> [RECORD EXCERPTS]:

────

## Overlap next-tile slab prefetch and extra-operand loads with GEMM epilogue

During the epilogue of a persistent tile, the kernel now issues the global loads for the next tile's second K-slab and commits them after the epilogue, so the first slab iteration of the next tile skips its own staging. Residual/aux extra operands are double-buffered in chunks of 8 or 16 rows and requested ahead of use instead of all 16 at once per row block. LN-fold row statistics are loaded once per wave into LDS rather than 32 scalar loads per block. The aim is to hide global-load latency in the epilogue and cut register pressure, at the cost of more complex buffer-reuse logic and an LDS region that now must always fit (static_assert tightened).

```diff
diff --git a/sl-hwgat_amd/csrc/gemm_f32_nt256.hip b/sl-hwgat_amd/csrc/gemm_f32_nt256.hip
--- a/sl-hwgat_amd/csrc/gemm_f32_nt256.hip
+++ b/sl-hwgat_amd/csrc/gemm_f32_nt256.hip
@@ -123,9 +123,9 @@
                 for (int j = 0; j < 4; ++j)
                     acc[i][j] = __builtin_amdgcn_mfma_f32_32x32x2f32(f.a[i][e], f.b[j][e], acc[i][j], 0, 0, 0);
     };
-    auto slab_body = [&](int buf, int64_t m_next, int s_next) {
+    auto slab_body = [&](int buf, int64_t m_next, int s_next, bool stage) {
         fetch(f1, buf, 1);
-        issue(s_next);
+        if (stage) issue(s_next);
         mfma64(f0);
         pin<16, SG_DS_RD, 1, SG_VMEM_RD, 1>();
         __builtin_amdgcn_sched_barrier(0);
@@ -134,7 +134,7 @@
         pin<8, SG_DS_RD, 1>();
         __builtin_amdgcn_sched_barrier(0);
         fetch(f1, buf, 3);
-        commit(buf ^ 1, m_next, s_next);
+        if (stage) commit(buf ^ 1, m_next, s_next);
         mfma64(f0);
         pin<8, SG_DS_WR, 2, SG_DS_RD, 1, PRO_VALU>();
         __builtin_amdgcn_sched_barrier(0);
@@ -153,6 +153,8 @@
     commit(0, m0, 0);
     __syncthreads();
     int buf = 0;
+    bool pre = false;
+    const int s_pre = n_slab >= 2 ? 1 : 0;
 
     while (true) {
 #pragma unroll
@@ -171,7 +173,7 @@
                 set_tile(mn, nn);
             }
             fetch(f0, buf, 0);
-            slab_body(buf, last ? mn : m0, last ? 0 : s + 1);
+            slab_body(buf, last ? mn : m0, last ? 0 : s + 1, !(pre && s == 0));
             buf ^= 1;
         }
 
@@ -181,7 +183,7 @@
             float* stg = sm + (buf ^ 1) * BUF + wave * (32 * SLD);
             const int er = lane >> 5, ec = (lane & 31) * 4;
             float* rowstat = sm + (buf ^ 1) * BUF + 4 * (32 * SLD);
-            static_assert(STAT == X_NONE || STAT == X_LNFOLD || 4 * 32 * SLD + 4 * BT <= BUF, "no room for the row statistics");
+            static_assert(4 * 32 * SLD + 4 * BT <= BUF, "no room for the row statistics");
             const int col = n0 + wn * 128 + ec;
             f32x4 bv = {0.f, 0.f, 0.f, 0.f};
             if constexpr (epi_has_bias(EPI))
@@ -191,24 +193,35 @@
                 sv = *reinterpret_cast<const f32x4*>(p.gamma + col);
                 cv = *reinterpret_cast<const f32x4*>(p.beta + col);
             }
+            float* lnst = rowstat + wave * 256;
+            float lnv[4];
+            if constexpr (STAT == X_LNFOLD) {
+                const int64_t r0 = m0 + wm * 128 + lane;
+                lnv[0] = p.rstd[r0]; lnv[1] = p.rstd[r0 + 64]; lnv[2] = p.mean[r0]; lnv[3] = p.mean[r0 + 64];
+            }
+            const int64_t rs2 = 2 * (int64_t)p.N;
+            constexpr int EXN = (PRO == PRO_LN || (PRO == PRO_DROP && EPI == EPI_GELU_BWD)) ? 8 : 16, NS = 64 / EXN;
+            f32x4 exa[EXN], exb[EXN];
+            auto request = [&](f32x4 (&ex)[EXN], int k) {
+                if constexpr (epi_reads_extra(EPI)) {
+                    const float* src = (EPI == EPI_BIAS_DROP_RES ? p.res : p.aux) + (m0 + wm * 128 + 2 * k * EXN + er) * p.N + col;
+#pragma unroll
+                    for (int q = 0; q < EXN; ++q) ex[q] = *reinterpret_cast<const f32x4*>(src + q * rs2);
+                }
+            };
+            request(exa, 0);
+            __builtin_amdgcn_sched_barrier(0);
+            issue(s_pre);
+            __builtin_amdgcn_sched_barrier(0);
+            if constexpr (STAT == X_LNFOLD) {
+                lnst[lane] = lnv[0]; lnst[64 + lane] = lnv[1]; lnst[128 + lane] = lnv[2]; lnst[192 + lane] = lnv[3];
+            }
 #pragma unroll
             for (int i = 0; i < 4; ++i) {
                 const int64_t off0 = (m0 + wm * 128 + i * 32 + er) * p.N + col;
-                float rr[16], rm[16];
-                if constexpr (STAT == X_LNFOLD) {
-                    const int64_t r0 = m0 + wm * 128 + i * 32 + er;
-#pragma unroll
-                    for (int ps = 0; ps < 16; ++ps) { rr[ps] = p.rstd[r0 + 2 * ps]; rm[ps] = p.mean[r0 + 2 * ps]; }
-                }
-                const int64_t rs2 = 2 * (int64_t)p.N;
                 MergeWalk mw;
                 if constexpr (STAT == X_STAT_MERGE) mw.start(m0 + wm * 128 + i * 32 + er, p.mg_F, p.mg_K, 2);
-                f32x4 ex[16];
-                if constexpr (epi_reads_extra(EPI)) {
-                    const float* src = (EPI == EPI_BIAS_DROP_RES ? p.res : p.aux) + off0;
-#pragma unroll
-                    for (int ps = 0; ps < 16; ++ps) ex[ps] = *reinterpret_cast<const f32x4*>(src + ps * rs2);
-                }
+                if (i * 16 / EXN + 1 < NS) request(((i * 16 / EXN) & 1) ? exa : exb, i * 16 / EXN + 1);
 #pragma unroll
                 for (int j = 0; j < 4; ++j)
 #pragma unroll
@@ -218,15 +231,20 @@
 #pragma unroll
                 for (int ps = 0; ps < 16; ++ps) {
                     const int64_t off = off0 + ps * rs2;
+                    const int k = (i * 16 + ps) / EXN;
+                    if (ps > 0 && ps % EXN == 0 && k + 1 < NS) request((k & 1) ? exa : exb, k + 1);
+                    const f32x4& exv = ((k & 1) ? exb : exa)[ps % EXN];
                     f32x4 v = *reinterpret_cast<const f32x4*>(stg + (2 * ps + er) * SLD + ec);
-                    if constexpr (STAT == X_LNFOLD) v = v * rr[ps] + (cv - sv * (rm[ps] * rr[ps]));
-                    else v += bv;
+                    if constexpr (STAT == X_LNFOLD) {
+                        const float rr = lnst[i * 32 + 2 * ps + er], rm = lnst[128 + i * 32 + 2 * ps + er];
+                        v = v * rr + (cv - sv * (rm * rr));
+                    } else v += bv;
                     f32x4 dk = {1.f, 1.f, 1.f, 1.f};
                     if constexpr (epi_drops(EPI)) {
                         dk = drop_keep4(p.epi_seed, (uint64_t)off, epi_th, epi_sc);
                     }
                     if constexpr (EPI == EPI_BIAS_DROP_RES) {
-                        v = ex[ps] + v * dk;
+                        v = exv + v * dk;
                     } else if constexpr (EPI == EPI_BIAS_GELU_DROP) {
                         *reinterpret_cast<f32x4*>(p.C2 + off) = v;
                         v.x = gelu_f(v.x) * dk.x; v.y = gelu_f(v.y) * dk.y;
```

────

> [TRY IT]: Transcribe all of the material above so that it matches the source exactly.

> [WRITTEN ANSWER]:
## Overlap next-tile slab prefetch and extra-operand loads with GEMM epilogue

During the epilogue of a persistent tile, the kernel now issues the global loads for the next tile's second K-slab and commits them after the epilogue, so the first slab iteration of the next tile skips its own staging. Residual/aux extra operands are double-buffered in chunks of 8 or 16 rows and requested ahead of use instead of all 16 at once per row block. LN-fold row statistics are loaded once per wave into LDS rather than 32 scalar loads per block. The aim is to hide global-load latency in the epilogue and cut register pressure, at the cost of more complex buffer-reuse logic and an LDS region that now must always fit (static_assert tightened).

```diff
diff --git a/sl-hwgat_amd/csrc/gemm_f32_nt256.hip b/sl-hwgat_amd/csrc/gemm_f32_nt256.hip
--- a/sl-hwgat_amd/csrc/gemm_f32_nt256.hip
+++ b/sl-hwgat_amd/csrc/gemm_f32_nt256.hip
@@ -123,9 +123,9 @@
                 for (int j = 0; j < 4; ++j)
                     acc[i][j] = __builtin_amdgcn_mfma_f32_32x32x2f32(f.a[i][e], f.b[j][e], acc[i][j], 0, 0, 0);
     };
-    auto slab_body = [&](int buf, int64_t m_next, int s_next) {
+    auto slab_body = [&](int buf, int64_t m_next, int s_next, bool stage) {
         fetch(f1, buf, 1);
-        issue(s_next);
+        if (stage) issue(s_next);
         mfma64(f0);
         pin<16, SG_DS_RD, 1, SG_VMEM_RD, 1>();
         __builtin_amdgcn_sched_barrier(0);
@@ -134,7 +134,7 @@
         pin<8, SG_DS_RD, 1>();
         __builtin_amdgcn_sched_barrier(0);
         fetch(f1, buf, 3);
-        commit(buf ^ 1, m_next, s_next);
+        if (stage) commit(buf ^ 1, m_next, s_next);
         mfma64(f0);
         pin<8, SG_DS_WR, 2, SG_DS_RD, 1, PRO_VALU>();
         __builtin_amdgcn_sched_barrier(0);
@@ -153,6 +153,8 @@
     commit(0, m0, 0);
     __syncthreads();
     int buf = 0;
+    bool pre = false;
+    const int s_pre = n_slab >= 2 ? 1 : 0;
 
     while (true) {
 #pragma unroll
@@ -171,7 +173,7 @@
                 set_tile(mn, nn);
             }
             fetch(f0, buf, 0);
-            slab_body(buf, last ? mn : m0, last ? 0 : s + 1);
+            slab_body(buf, last ? mn : m0, last ? 0 : s + 1, !(pre && s == 0));
             buf ^= 1;
         }
 
@@ -181,7 +183,7 @@
             float* stg = sm + (buf ^ 1) * BUF + wave * (32 * SLD);
             const int er = lane >> 5, ec = (lane & 31) * 4;
             float* rowstat = sm + (buf ^ 1) * BUF + 4 * (32 * SLD);
-            static_assert(STAT == X_NONE || STAT == X_LNFOLD || 4 * 32 * SLD + 4 * BT <= BUF, "no room for the row statistics");
+            static_assert(4 * 32 * SLD + 4 * BT <= BUF, "no room for the row statistics");
             const int col = n0 + wn * 128 + ec;
             f32x4 bv = {0.f, 0.f, 0.f, 0.f};
             if constexpr (epi_has_bias(EPI))
@@ -191,24 +193,35 @@
                 sv = *reinterpret_cast<const f32x4*>(p.gamma + col);
                 cv = *reinterpret_cast<const f32x4*>(p.beta + col);
             }
+            float* lnst = rowstat + wave * 256;
+            float lnv[4];
+            if constexpr (STAT == X_LNFOLD) {
+                const int64_t r0 = m0 + wm * 128 + lane;
+                lnv[0] = p.rstd[r0]; lnv[1] = p.rstd[r0 + 64]; lnv[2] = p.mean[r0]; lnv[3] = p.mean[r0 + 64];
+            }
+            const int64_t rs2 = 2 * (int64_t)p.N;
+            constexpr int EXN = (PRO == PRO_LN || (PRO == PRO_DROP && EPI == EPI_GELU_BWD)) ? 8 : 16, NS = 64 / EXN;
+            f32x4 exa[EXN], exb[EXN];
+            auto request = [&](f32x4 (&ex)[EXN], int k) {
+                if constexpr (epi_reads_extra(EPI)) {
+                    const float* src = (EPI == EPI_BIAS_DROP_RES ? p.res : p.aux) + (m0 + wm * 128 + 2 * k * EXN + er) * p.N + col;
+#pragma unroll
+                    for (int q = 0; q < EXN; ++q) ex[q] = *reinterpret_cast<const f32x4*>(src + q * rs2);
+                }
+            };
+            request(exa, 0);
+            __builtin_amdgcn_sched_barrier(0);
+            issue(s_pre);
+            __builtin_amdgcn_sched_barrier(0);
+            if constexpr (STAT == X_LNFOLD) {
+                lnst[lane] = lnv[0]; lnst[64 + lane] = lnv[1]; lnst[128 + lane] = lnv[2]; lnst[192 + lane] = lnv[3];
+            }
 #pragma unroll
             for (int i = 0; i < 4; ++i) {
                 const int64_t off0 = (m0 + wm * 128 + i * 32 + er) * p.N + col;
-                float rr[16], rm[16];
-                if constexpr (STAT == X_LNFOLD) {
-                    const int64_t r0 = m0 + wm * 128 + i * 32 + er;
-#pragma unroll
-                    for (int ps = 0; ps < 16; ++ps) { rr[ps] = p.rstd[r0 + 2 * ps]; rm[ps] = p.mean[r0 + 2 * ps]; }
-                }
-                const int64_t rs2 = 2 * (int64_t)p.N;
                 MergeWalk mw;
                 if constexpr (STAT == X_STAT_MERGE) mw.start(m0 + wm * 128 + i * 32 + er, p.mg_F, p.mg_K, 2);
-                f32x4 ex[16];
-                if constexpr (epi_reads_extra(EPI)) {
-                    const float* src = (EPI == EPI_BIAS_DROP_RES ? p.res : p.aux) + off0;
-#pragma unroll
-                    for (int ps = 0; ps < 16; ++ps) ex[ps] = *reinterpret_cast<const f32x4*>(src + ps * rs2);
-                }
+                if (i * 16 / EXN + 1 < NS) request(((i * 16 / EXN) & 1) ? exa : exb, i * 16 / EXN + 1);
 #pragma unroll
                 for (int j = 0; j < 4; ++j)
 #pragma unroll
@@ -218,15 +231,20 @@
 #pragma unroll
                 for (int ps = 0; ps < 16; ++ps) {
                     const int64_t off = off0 + ps * rs2;
+                    const int k = (i * 16 + ps) / EXN;
+                    if (ps > 0 && ps % EXN == 0 && k + 1 < NS) request((k & 1) ? exa : exb, k + 1);
+                    const f32x4& exv = ((k & 1) ? exb : exa)[ps % EXN];
                     f32x4 v = *reinterpret_cast<const f32x4*>(stg + (2 * ps + er) * SLD + ec);
-                    if constexpr (STAT == X_LNFOLD) v = v * rr[ps] + (cv - sv * (rm[ps] * rr[ps]));
-                    else v += bv;
+                    if constexpr (STAT == X_LNFOLD) {
+                        const float rr = lnst[i * 32 + 2 * ps + er], rm = lnst[128 + i * 32 + 2 * ps + er];
+                        v = v * rr + (cv - sv * (rm * rr));
+                    } else v += bv;
                     f32x4 dk = {1.f, 1.f, 1.f, 1.f};
                     if constexpr (epi_drops(EPI)) {
                         dk = drop_keep4(p.epi_seed, (uint64_t)off, epi_th, epi_sc);
                     }
                     if constexpr (EPI == EPI_BIAS_DROP_RES) {
-                        v = ex[ps] + v * dk;
+                        v = exv + v * dk;
                     } else if constexpr (EPI == EPI_BIAS_GELU_DROP) {
                         *reinterpret_cast<f32x4*>(p.C2 + off) = v;
                         v.x = gelu_f(v.x) * dk.x; v.y = gelu_f(v.y) * dk.y;
```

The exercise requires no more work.